What I found from testing was that the person doing the screen share didn’t use a crazy amount of CPU but rather each person viewing the screen share was consuming a relatively high amount due to rendering the video. I’ll be interested in future to test this with our NVIDIA vGPUs but those were not option at the time of this testing.

Even without screen sharing, WebEx does chew up more CPU than Jabber. One good bit of news is that even without an equivalent of JVDI Client, WebEx’s audio is actually very good through a Citrix session.

My advice is that if you want to run both or either of these in a virtual desktop that should be just fine. In a published desktop you’ll really want to keep an eye on usage. WebEx in particular is cause for concern. Perhaps using Citrix WEM to protect your critical apps and workflows against multiple WebEx sessions running on a VDA would be wise. Either that or educate your workers to launch WebEx session from personal devices rather than on a virtual desktop session.

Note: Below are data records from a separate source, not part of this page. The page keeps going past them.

__global__ __launch_bounds__(256, 2) void k_cblur_mx(const u8* __restrict__ bgr0, int w, int h, u8* __restrict__ s0, size_t in_stride,
                                                     size_t tmp_stride, int gx, int gy, int strip_rows, int nslots) {
    u32 slot, tile;
    xcd_slot_tile_b(blockIdx.x, (u32)(gx * gy), (u32)nslots, slot, tile);
    d_cblur_mx_st(slot, tile, bgr0, w, h, s0, in_stride, tmp_stride, gx, strip_rows);
}
__global__ __launch_bounds__(256, 2) void k_blur_mx_pyr(const u8* __restrict__ bgr0, int w, int h, u8* __restrict__ s0, u8* __restrict__ bgr1,
                                                        size_t slot_stride, int gx, int gy, int strip_rows, int g_pyr, int nslots) {
    u32 slot, tile;
    const u32 g_blur = (u32)(gx * gy), G = g_blur + (u32)g_pyr;
    xcd_slot_tile_b(blockIdx.x, G, (u32)nslots, slot, tile);
    const u32 p1 = (tile + 1u) * (u32)g_pyr / G, p0 = tile * (u32)g_pyr / G;
    if (p1 != p0) d_pyrdown16_st<PD_STRIP>(slot, p0, bgr0, w, h, bgr1, w >> 1, h >> 1, slot_stride);
    else d_cblur_mx_st(slot, tile - p0, bgr0, w, h, s0, slot_stride, slot_stride, gx, strip_rows);
}

template <int SB>
__global__ __launch_bounds__(256, 2) void k_blur_pyr(const u8* __restrict__ bgr0, int w, int h, u8* __restrict__ s0, u8* __restrict__ bgr1,
                                                     size_t slot_stride, int g_blur, int g_pyr, int nslots, int interleave) {
    u32 slot, tile;
    xcd_slot_tile_b(blockIdx.x, (u32)(g_blur + g_pyr), (u32)nslots, slot, tile);
    if (!interleave) {
        if (tile < (u32)g_blur) d_cblur_sh_st<SB>(slot, tile, bgr0, w, h, s0, slot_stride, slot_stride);
        else d_pyrdown16_st<PD_STRIP>(slot, tile - (u32)g_blur, bgr0, w, h, bgr1, w >> 1, h >> 1, slot_stride);
        return;
    }
    const u32 G = (u32)(g_blur + g_pyr);
    const u32 p1 = (tile + 1u) * (u32)g_pyr / G, p0 = tile * (u32)g_pyr / G;
    if (p1 != p0) d_pyrdown16_st<PD_STRIP>(slot, p0, bgr0, w, h, bgr1, w >> 1, h >> 1, slot_stride);
    else d_cblur_sh_st<SB>(slot, tile - p0, bgr0, w, h, s0, slot_stride, slot_stride);
}

__device__ __forceinline__ void d_corient(const u32 vblock, const u8* __restrict__ s0, int w, int h, float thr2,
                                                  u8* __restrict__ qn0, float* __restrict__ mag0, size_t tmp_stride,
                                                  size_t mag_stride, int gblocks, int nslots) {
    u32 slot, tile;
    xcd_slot_tile_b(vblock, (u32)gblocks, (u32)nslots, slot, tile);
    const u8* S = slot_ptr_s(s0, tmp_stride, slot);
    u8* qn = slot_ptr_s(qn0, tmp_stride, slot);
    float* mag = mag0 ? slot_ptr_s(mag0, mag_stride, slot) : nullptr;
    const int ng = w >> 4;
    const int gid = (int)(tile * 256u) + (int)threadIdx.x;
    const int y = gid / ng, g = gid - y * ng;
    if (y >= h) return;
    const size_t pitch = (size_t)w * 3;
    u32 R[3][14];
#pragma unroll
    for (int j = 0; j < 3; ++j) {
        const u8* row = S + (size_t)clampi(y - 1 + j, 0, h - 1) * pitch + 48 * g;
        const u32x4 a = ld16(row), b = ld16(row + 16), c = ld16(row + 32);
        R[j][0] = g > 0 ? *reinterpret_cast<const u32*>(row - 4) : 0u;
        R[j][1] = a[0]; R[j][2] = a[1]; R[j][3] = a[2]; R[j][4] = a[3];
        R[j][5] = b[0]; R[j][6] = b[1]; R[j][7] = b[2]; R[j][8] = b[3];
        R[j][9] = c[0]; R[j][10] = c[1]; R[j][11] = c[2]; R[j][12] = c[3];
        R[j][13] = g + 1 < ng ? *reinterpret_cast<const u32*>(row + 48) : 0u;
    }
    u32 vse[14], vso[14], vde[14], vdo[14];
#pragma unroll
    for (int d = 0; d < 14; ++d) {
        const u32 e0 = R[0][d] & 0x00FF00FFu, o0 = (R[0][d] >> 8) & 0x00FF00FFu;
        const u32 e1 = R[1][d] & 0x00FF00FFu, o1 = (R[1][d] >> 8) & 0x00FF00FFu;
        const u32 e2 = R[2][d] & 0x00FF00FFu, o2 = (R[2][d] >> 8) & 0x00FF00FFu;
        vse[d] = e0 + 2u * e1 + e2; vso[d] = o0 + 2u * o1 + o2;
        vde[d] = e2 + 0x01000100u - e0; vdo[d] = o2 + 0x01000100u - o0;
    }
#define LM_WIN(E, O, wb) ((int)((((wb) & 1) ? O[(wb) >> 2] : E[(wb) >> 2]) >> (((wb) & 2) ? 16 : 0)) & 0xFFFF)
    u32 out[4] = {0, 0, 0, 0};
    float fmv[16];
#pragma unroll
    for (int p = 0; p < 16; ++p) {
        const int x = 16 * g + p;
        int bdx = 0, bdy = 0, bm = -1;
#pragma unroll
        for (int c = 0; c < 3; ++c) {
            int sl, sr, dl, dr;
            if (p == 0) {
                sl = g == 0 ? LM_WIN(vse, vso, 1 + 3 * 1 + c) : LM_WIN(vse, vso, 1 + 3 * 0 + c);
                dl = g == 0 ? LM_WIN(vde, vdo, 1 + 3 * 1 + c) : LM_WIN(vde, vdo, 1 + 3 * 0 + c);
            } else {
                sl = LM_WIN(vse, vso, 1 + 3 * p + c);
                dl = LM_WIN(vde, vdo, 1 + 3 * p + c);
            }
            if (p == 15) {
                sr = g == ng - 1 ? LM_WIN(vse, vso, 1 + 3 * 16 + c) : LM_WIN(vse, vso, 1 + 3 * 17 + c);
                dr = g == ng - 1 ? LM_WIN(vde, vdo, 1 + 3 * 16 + c) : LM_WIN(vde, vdo, 1 + 3 * 17 + c);
            } else {
                sr = LM_WIN(vse, vso, 1 + 3 * (p + 2) + c);
                dr = LM_WIN(vde, vdo, 1 + 3 * (p + 2) + c);
            }
            const int dc = LM_WIN(vde, vdo, 1 + 3 * (p + 1) + c);
            const int dx = sr - sl;
            const int dy = dl + 2 * dc + dr - 1024;
            const int m = dx * dx + dy * dy;
            if (m > bm) { bm = m; bdx = dx; bdy = dy; }
        }
        const float scale = (float)(16.0 / 360.0);
        const float ang = fast_atan2_deg((float)bdy, (float)bdx);
        const float qf = rintf(__fadd_rn(__fmul_rn(ang, scale), 0.0f));
        int q = (int)qf;
        q = q < 0 ? 0 : (q > 255 ? 255 : q);
        const bool border = (y == 0) | (y == h - 1) | (x == 0) | (x == w - 1);
        u32 o = border ? 0u : (u32)(q & 7);
        const float fm = (float)bm;
        if (fm > thr2) o |= 0x80u;
        out[p >> 2] |= o << (8 * (p & 3));
        fmv[p] = fm;
    }
#undef LM_WIN
    st16(qn + (size_t)y * w + 16 * g, u32x4{out[0], out[1], out[2], out[3]});
    if (mag) {
        float* mo = mag + (size_t)y * w + 16 * g;
#pragma unroll
        for (int p = 0; p < 16; ++p) mo[p] = fmv[p];
    }
}
__global__ __launch_bounds__(256) void k_corient(const u8* __restrict__ s0, int w, int h, float thr2,
                                                  u8* __restrict__ qn0, float* __restrict__ mag0, size_t tmp_stride,
                                                  size_t mag_stride, int gblocks, int nslots) {
    d_corient(blockIdx.x, s0, w, h, thr2, qn0, mag0, tmp_stride, mag_stride, gblocks, nslots);
}

#define CVT_ROWS 4
__device__ __forceinline__ void d_cvote(const u32 vblock, const u8* __restrict__ qn0, int w, int h, u8* __restrict__ quant0,
                                                size_t tmp_stride, size_t out_stride, int gblocks, int nslots) {
    u32 slot, tile;
    xcd_slot_tile_b(vblock, (u32)gblocks, (u32)nslots, slot, tile);
    const u8* qn = slot_ptr_s(qn0, tmp_stride, slot);
    u8* quant = slot_ptr_s(quant0, out_stride, slot);
    const int ng = w >> 4;
    const int gid = (int)(tile * 256u) + (int)threadIdx.x;
    const int band = gid / ng, g = gid - band * ng;
    const int y0 = band * CVT_ROWS;
    if (y0 >= h) return;
    u32 hs[3][16];
    u32 flags[3][4];
#pragma unroll
    for (int i = 0; i < CVT_ROWS + 2; ++i) {
        const int yy = clampi(y0 - 1 + i, 0, h - 1);
        const u8* row = qn + (size_t)yy * w + 16 * g;
        const u32x4 c = ld16(row);
        const u32 lft = g > 0 ? *reinterpret_cast<const u32*>(row - 4) : 0u;
        const u32 rgt = g + 1 < ng ? *reinterpret_cast<const u32*>(row + 16) : 0u;
        u32 oh[18];
        oh[0] = 1u << (((lft >> 24) & 7u) << 2);
#pragma unroll
        for (int k = 0; k < 16; ++k) oh[1 + k] = 1u << (((c[k >> 2] >> (8 * (k & 3))) & 7u) << 2);
        oh[17] = 1u << ((rgt & 7u) << 2);
#pragma unroll
        for (int k = 0; k < 16; ++k) hs[i % 3][k] = oh[k] + oh[k + 1] + oh[k + 2];
#pragma unroll
        for (int k = 0; k < 4; ++k) flags[i % 3][k] = c[k];
        if (i >= 2) {
            const int y = y0 + i - 2;
            if (y < h) {
                u32 o[4] = {0, 0, 0, 0};
                const bool yin = y >= 1 && y <= h - 2;
#pragma unroll
                for (int k = 0; k < 16; ++k) {
                    const u32 cnt = hs[0][k] + hs[1][k] + hs[2][k];
                    const u32 m = (cnt + 0x33333333u) & 0x88888888u;
                    const u32 fl = (flags[(i - 1) % 3][k >> 2] >> (8 * (k & 3))) & 0x80u;
                    const int x = 16 * g + k;
                    const bool ok = yin && x >= 1 && x <= w - 2 && fl && m;
                    const u32 res = ok ? (1u << ((u32)(__ffs((int)m) - 1) >> 2)) : 0u;
                    o[k >> 2] |= res << (8 * (k & 3));
                }
                st16(quant + (size_t)y * w + 16 * g, u32x4{o[0], o[1], o[2], o[3]});
            }
        }
    }
}
__global__ __launch_bounds__(256) void k_cvote(const u8* __restrict__ qn0, int w, int h, u8* __restrict__ quant0,
                                                size_t tmp_stride, size_t out_stride, int gblocks, int nslots) {
    d_cvote(blockIdx.x, qn0, w, h, quant0, tmp_stride, out_stride, gblocks, nslots);
}

typedef short s16x2 __attribute__((ext_vector_type(2)));
__device__ __forceinline__ u32 pk_sub_i16(u32 a, u32 b) {
    return __builtin_bit_cast(u32, (s16x2)(__builtin_bit_cast(s16x2, a) - __builtin_bit_cast(s16x2, b)));
}
__device__ __forceinline__ u32 pk_add_i16(u32 a, u32 b) {
    return __builtin_bit_cast(u32, (s16x2)(__builtin_bit_cast(s16x2, a) + __builtin_bit_cast(s16x2, b)));
}
__device__ __forceinline__ u32 pk_max_i16(u32 a, u32 b) {
    return __builtin_bit_cast(u32, __builtin_elementwise_max(__builtin_bit_cast(s16x2, a), __builtin_bit_cast(s16x2, b)));
}
__device__ __forceinline__ int dot2_i16(u32 p, u32 k) {
    int r;
    asm("v_dot2_i32_i16 %0, %1, %2, 0" : "=v"(r) : "v"(p), "s"(k));
    return r;
}
__device__ __forceinline__ int dot2_self(u32 p) {
    int r;
    asm("v_dot2_i32_i16 %0, %1, %1, 0" : "=v"(r) : "v"(p));
    return r;
}
struct CgRow { u32 E[14], O[14]; };
struct CgRaw { u32x4 a, b, c; u32 l, r; };
__device__ __forceinline__ void cg_request(CgRaw& q, const u8* S, int y, int h, u32 pitch, u32 so, u32 lo, u32 ro) {
    const u32 row = (u32)clampi(y, 0, h - 1) * pitch;
    q.a = ld16(S + (row + so)); q.b = ld16(S + (row + so + 16u)); q.c = ld16(S + (row + so + 32u));
    q.l = *reinterpret_cast<const u32*>(S + (row + lo)); q.r = *reinterpret_cast<const u32*>(S + (row + ro));
}
__device__ __forceinline__ void cg_unpack(CgRow& u, const CgRaw& q) {
    const u32 R[14] = {q.l, q.a[0], q.a[1], q.a[2], q.a[3], q.b[0], q.b[1], q.b[2], q.b[3], q.c[0], q.c[1], q.c[2], q.c[3], q.r};
#pragma unroll
    for (int d = 0; d < 14; ++d) {
        u.E[d] = __builtin_amdgcn_perm(R[d], R[d], 0x0c020c00u);
        u.O[d] = __builtin_amdgcn_perm(R[d], R[d], 0x0c030c01u);
    }
}
__device__ __forceinline__ void cg_labels(const CgRow& A, const CgRow& B, const CgRow& N, u32 lmask, bool first, bool last,
                                          int ithr, u32 (&oh)[16], u32& fw) {
    u32 vse[14], vso[14], vde[14], vdo[14];
#pragma unroll
    for (int d = 0; d < 14; ++d) {
        vse[d] = A.E[d] + N.E[d] + 2u * B.E[d]; vso[d] = A.O[d] + N.O[d] + 2u * B.O[d];
        vde[d] = pk_sub_i16(N.E[d], A.E[d]); vdo[d] = pk_sub_i16(N.O[d], A.O[d]);
    }
    u32 P[56];
    int M[56];
    u32 He[13], Ho[13];
#pragma unroll
    for (int d = 0; d <= 12; ++d) {
        He[d] = pk_add_i16(vde[d], __builtin_amdgcn_alignbit(vdo[d + 1], vdo[d], 16));
        Ho[d] = pk_add_i16(vdo[d], vde[d + 1]);
    }
#pragma unroll
    for (int d = 1; d <= 12; ++d) {
        const u32 dxe = pk_sub_i16(__builtin_amdgcn_alignbit(vso[d + 1], vso[d], 16), vso[d - 1]);
        const u32 dxo = pk_sub_i16(vse[d + 1], __builtin_amdgcn_alignbit(vse[d], vse[d - 1], 16));
        const u32 dye = pk_add_i16(Ho[d - 1], He[d]);
        const u32 dyo = pk_add_i16(__builtin_amdgcn_alignbit(He[d], He[d - 1], 16), Ho[d]);
        P[4 * d + 0] = __builtin_amdgcn_perm(dye, dxe, 0x05040100u); P[4 * d + 1] = __builtin_amdgcn_perm(dyo, dxo, 0x05040100u);
        P[4 * d + 2] = __builtin_amdgcn_perm(dye, dxe, 0x07060302u); P[4 * d + 3] = __builtin_amdgcn_perm(dyo, dxo, 0x07060302u);
#pragma unroll
        for (int k = 0; k < 4; ++k) M[4 * d + k] = dot2_self(P[4 * d + k]);
    }
    fw = 0;
#pragma unroll
    for (int p = 0; p < 16; ++p) {
        const int wb = 4 + 3 * p;
        const int m0 = M[wb], m1 = M[wb + 1], m2 = M[wb + 2];
        const int bm = max(max(m0, m1), m2);
        const u32 p0 = P[wb], p1 = P[wb + 1], p2 = P[wb + 2];
        u32 W = m1 >= m2 ? p1 : p2;
        W = m0 == bm ? p0 : W;
        const u32 Aa = pk_max_i16(W, pk_sub_i16(0u, W));
        u32 sg = 0;
        sg = __builtin_amdgcn_alignbit(sg, (u32)dot2_i16(Aa, 255u | (((u32)-1282 & 0xFFFFu) << 16)), 31);
        sg = __builtin_amdgcn_alignbit(sg, (u32)dot2_i16(Aa, 925u | (((u32)-1384 & 0xFFFFu) << 16)), 31);
        sg = __builtin_amdgcn_alignbit(sg, (u32)dot2_i16(Aa, 1384u | (((u32)-925 & 0xFFFFu) << 16)), 31);
        sg = __builtin_amdgcn_alignbit(sg, (u32)dot2_i16(Aa, 1282u | (((u32)-255 & 0xFFFFu) << 16)), 31);
        int q = __builtin_popcount(sg);
        q = ((W ^ (W >> 16)) & 0x8000u) ? -q : q;
        u32 sh = ((u32)q << 2) & lmask;
        if (p == 0) sh = first ? 0u : sh;
        if (p == 15) sh = last ? 0u : sh;
        oh[p] = 1u << sh;
        fw = __builtin_amdgcn_alignbit(fw, (u32)(ithr - bm), 31);
    }
}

Cisco Jabber Setup and Configuration in Desktops and RemotePC

 

For your Citrix policies, you’ll obviously want to allow your end user’s mics\headsets to redirect into sessions. It’s important to set Audio quality to Medium – optimized for speech.

On your VDA, be it your virtual desktop, published desktop or even your RemotePC, you should first install the Cisco JVDI Agent and then install Cisco Jabber. Ensure the versions of all components match. In my environment, I’m using PVS and didn’t require anything special for the install and didn’t need to do anything special when sealing the image.

On your personal PC or Thin Client, you’ll need to install the JVDI Client.

Note: At this time there is no JVDI Client for Mac. If you want to support Macs, you should provide a download of Jabber and allow use on their Mac in their profile.

And that should be it. You should be able to use WebEx and Jabber successfully.